Запросто ведь могли бы убить. Как сказал президент о том человеке, чье имя он боится называть: «Захотели бы отравить, довели бы дело до конца». А почему здесь не довели до конца? Нет человека — нет проблемы.
Вряд ли людей в балаклавах остановили соображения гуманности или страх перед уголовным кодексом. Не случайно Милашина и Немов не стали давать показания полицейскому, заявив, что «не видят в этом пользы». Бояться нападавшим было совершенно нечего. Один удар посильнее — и все.
Но нет.
Потому что нужно-то совершенно другое.
Когда в «1984» у Оруэлла Уинстон, измученный пытками, уже готов признать, что дважды два — не пять и не шесть, а столько, сколько надо, — его все равно не оставляют в покое.

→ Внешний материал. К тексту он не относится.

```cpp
extern "C" int ogc_conv1x1_dgrad_pooled(int b, int cin, int cout, int hw, int nsample, const float *w, const float *y,
                                        const float *coef2, const float *inj, float *grad_z, ogc_stream_t stream) {
    return dgrad_pooled_impl<float>(b, cin, cout, hw, nsample, w, y, coef2, inj, grad_z, stream);
}

extern "C" int ogc_conv1x1_dgrad_pooled_h(int b, int cin, int cout, int hw, int nsample, const float *w, const ogc_bf16_t *y,
                                          const float *coef2, const float *inj, ogc_bf16_t *grad_z, ogc_stream_t stream) {
    return dgrad_pooled_impl<ogc_bf16>(b, cin, cout, hw, nsample, w, y, coef2, inj, grad_z, stream);
}
```

ogc_amd/csrc/group_norm.hip:

```cpp
#include "ogc_common.h"
#include "act_io.h"

namespace {

constexpr int GN_THREADS = 256;

__device__ __forceinline__ void gn_block_sum2(double &a, double &b, double *smem ) {
#pragma unroll
    for (int off = 32; off > 0; off >>= 1) {
        a += __shfl_down(a, off, 64);
        b += __shfl_down(b, off, 64);
    }
    const int lane = threadIdx.x & 63, wave = threadIdx.x >> 6;
    if (lane == 0) {
        smem[wave * 2] = a;
        smem[wave * 2 + 1] = b;
    }
    __syncthreads();
    if (threadIdx.x == 0) {
        a = 0.0;
        b = 0.0;
        for (int w = 0; w < GN_THREADS / 64; ++w) {
            a += smem[w * 2];
            b += smem[w * 2 + 1];
// ... 490 lines not shown
    const float a = rstd * gamma[ch];
    a_out[t] = a;
    bb_out[t] = beta[ch] - mean * a;
}
}

extern "C" int ogc_group_norm_coeffs(int b, int c, int hw, int groups, float eps, const float *x, const float *gamma,
                                     const float *beta, const double *stats, int slots, double *ws, float *mean,
                                     float *rstd, float *a, float *bb, ogc_stream_t stream) {
    OGC_REQUIRE(b >= 0 && c >= 1 && hw >= 1 && groups >= 1 && c % groups == 0, "ogc_group_norm_coeffs: bad shape");
    if (b == 0) return OGC_OK;
    OGC_REQUIRE(gamma && beta && mean && rstd && a && bb && (stats || (ws && x)), "ogc_group_norm_coeffs: null pointer");
    hipStream_t s = (hipStream_t)stream;
    if (!stats) {
        const int rows = b * groups;
        const long long row_len = (long long)(c / groups) * hw;
        slots = launch_gn_stats(rows, row_len, x, ws, s);
        stats = ws;
    }
    hipLaunchKernelGGL(gn_coeffs_kernel, dim3(ogc_divup(b * c, 256)), dim3(256), 0, s, b, c, hw, groups, eps, gamma, beta,
                       stats, slots, mean, rstd, a, bb);
    OGC_CHECK_LAUNCH("ogc_group_norm_coeffs");
    return OGC_OK;
}

extern "C" int ogc_group_norm_stats_slots(void) { return GN_STATS_SLOTS; }
extern "C" int ogc_group_norm_bwd_slots(void) { return GN_BWD_SLOTS; }

extern "C" int ogc_group_norm_fwd(int b, int c, int hw, int groups, float eps, int relu, const float *x,
                                  const float *gamma, const float *beta, float *y, float *mean, float *rstd,
                                  double *ws, ogc_stream_t stream) {
    return gn_fwd_impl("ogc_group_norm_fwd", b, c, hw, groups, eps, relu, x, gamma, beta, y, mean, rstd, ws, nullptr, 0,
                       stream);
}

extern "C" int ogc_group_norm_fwd_stats(int b, int c, int hw, int groups, float eps, int relu, const float *x,
                                        const float *gamma, const float *beta, float *y, float *mean, float *rstd,
                                        const double *stats, int slots, ogc_stream_t stream) {
    OGC_REQUIRE(stats && slots >= 1, "ogc_group_norm_fwd_stats: no statistics");
    return gn_fwd_impl("ogc_group_norm_fwd_stats", b, c, hw, groups, eps, relu, x, gamma, beta, y, mean, rstd, nullptr,
                       stats, slots, stream);
}
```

Его мучитель спокойно объясняет: «Вы — изъян в системе, Уинстон. Пятно, которое нужно стереть. Не говорил ли я вам только что, чем мы отличаемся от гонителей прошлого? Мы не довольствуемся вынужденным послушанием и даже самой унизительной покорностью. Когда вы, наконец, нам подчинитесь, то сделаете это добровольно. Мы уничтожаем еретика не потому, что он нам противостоит. Напротив, пока он противостоит, мы его не уничтожаем. Мы обращаем его, проникаем в подсознание, переделываем. Мы выжигаем в нем все зло и заблуждения, перетягиваем на свою сторону, причем не просто внешне, а искренне, всей душой. Прежде чем мы убьем еретика, он должен стать одним из нас. Для нас недопустимо, чтобы где-либо в мире существовала неверная мысль, какой бы тайной и бессильной она ни была. Даже в миг смерти мы не можем допустить ни малейшего отклонения».
Убить человека недостаточно, надо его сломить. Унизить, искалечить, желательно добиться «добровольного» публичного покаяния, или хотя бы показать всему миру его лицо, залитое зеленкой. Ведь смешно, правда? Ха-ха-ха!!!
Ерванд Абрахамян, иранский историк, уже давно живущий в США, написал страшную книгу Tortured Confessions — название, наверное, можно перевести как «Вымученные признания», а точнее — «Признания под пыткой». Он анализирует в ней публичные покаяния, очень модные… в Иране.
«Интервью», которые записывались в тюрьмах после Исламской революции, с точки зрения историка, удивительно похожи на другие такие же покаяния — особенно на те, что делались в Китае при Мао, во время московских процессов в 30-е годы, во время подобных же процессов в странах Восточной Европы, и среди тех узников инквизиции в Раннее Новое время, от которых власти упорно добивались прежде всего признания вины.
Если человек унижен и публично признал свою вину, то его можно даже и отпустить — или убить — дальнейшее уже не так важно для властей.
Я не знаю, что будет дальше с Еленой Милашиной и Александром Немовым — всей душой желаю им выздоровления и душевной стойкости. Стойкости, впрочем, им не занимать. Я желаю стойкости Зареме Мусаевой, на вынесение приговора которой ехали Милашина и Немов. Мусаева получила 5 с половиной лет колонии — просто так, вообще ни за что, просто потому, что ее сын сотрудничал с «Комитетом против пыток». Но если кто-то из них сломается, остановится и даже запишет извинения» — не я буду тем человеком, который их осудит.
И очень легко сегодня впитать оруэлловскую безысходность: все попытки сопротивления обречены, все равно тебя предадут и ты предашь, и полюбишь Старшего брата, и будешь обреченно ждать гибели.
Но, вообще-то, это не так.
Гамлет говорил Гильденстерну, когда тот сказал, что не умеет играть на флейте: «Назовите меня каким угодно инструментом — вы хоть и можете меня терзать, но играть на мне не можете».
Пока есть такие люди, как Елена Милашина, Старший брат не всесилен и остается надежда.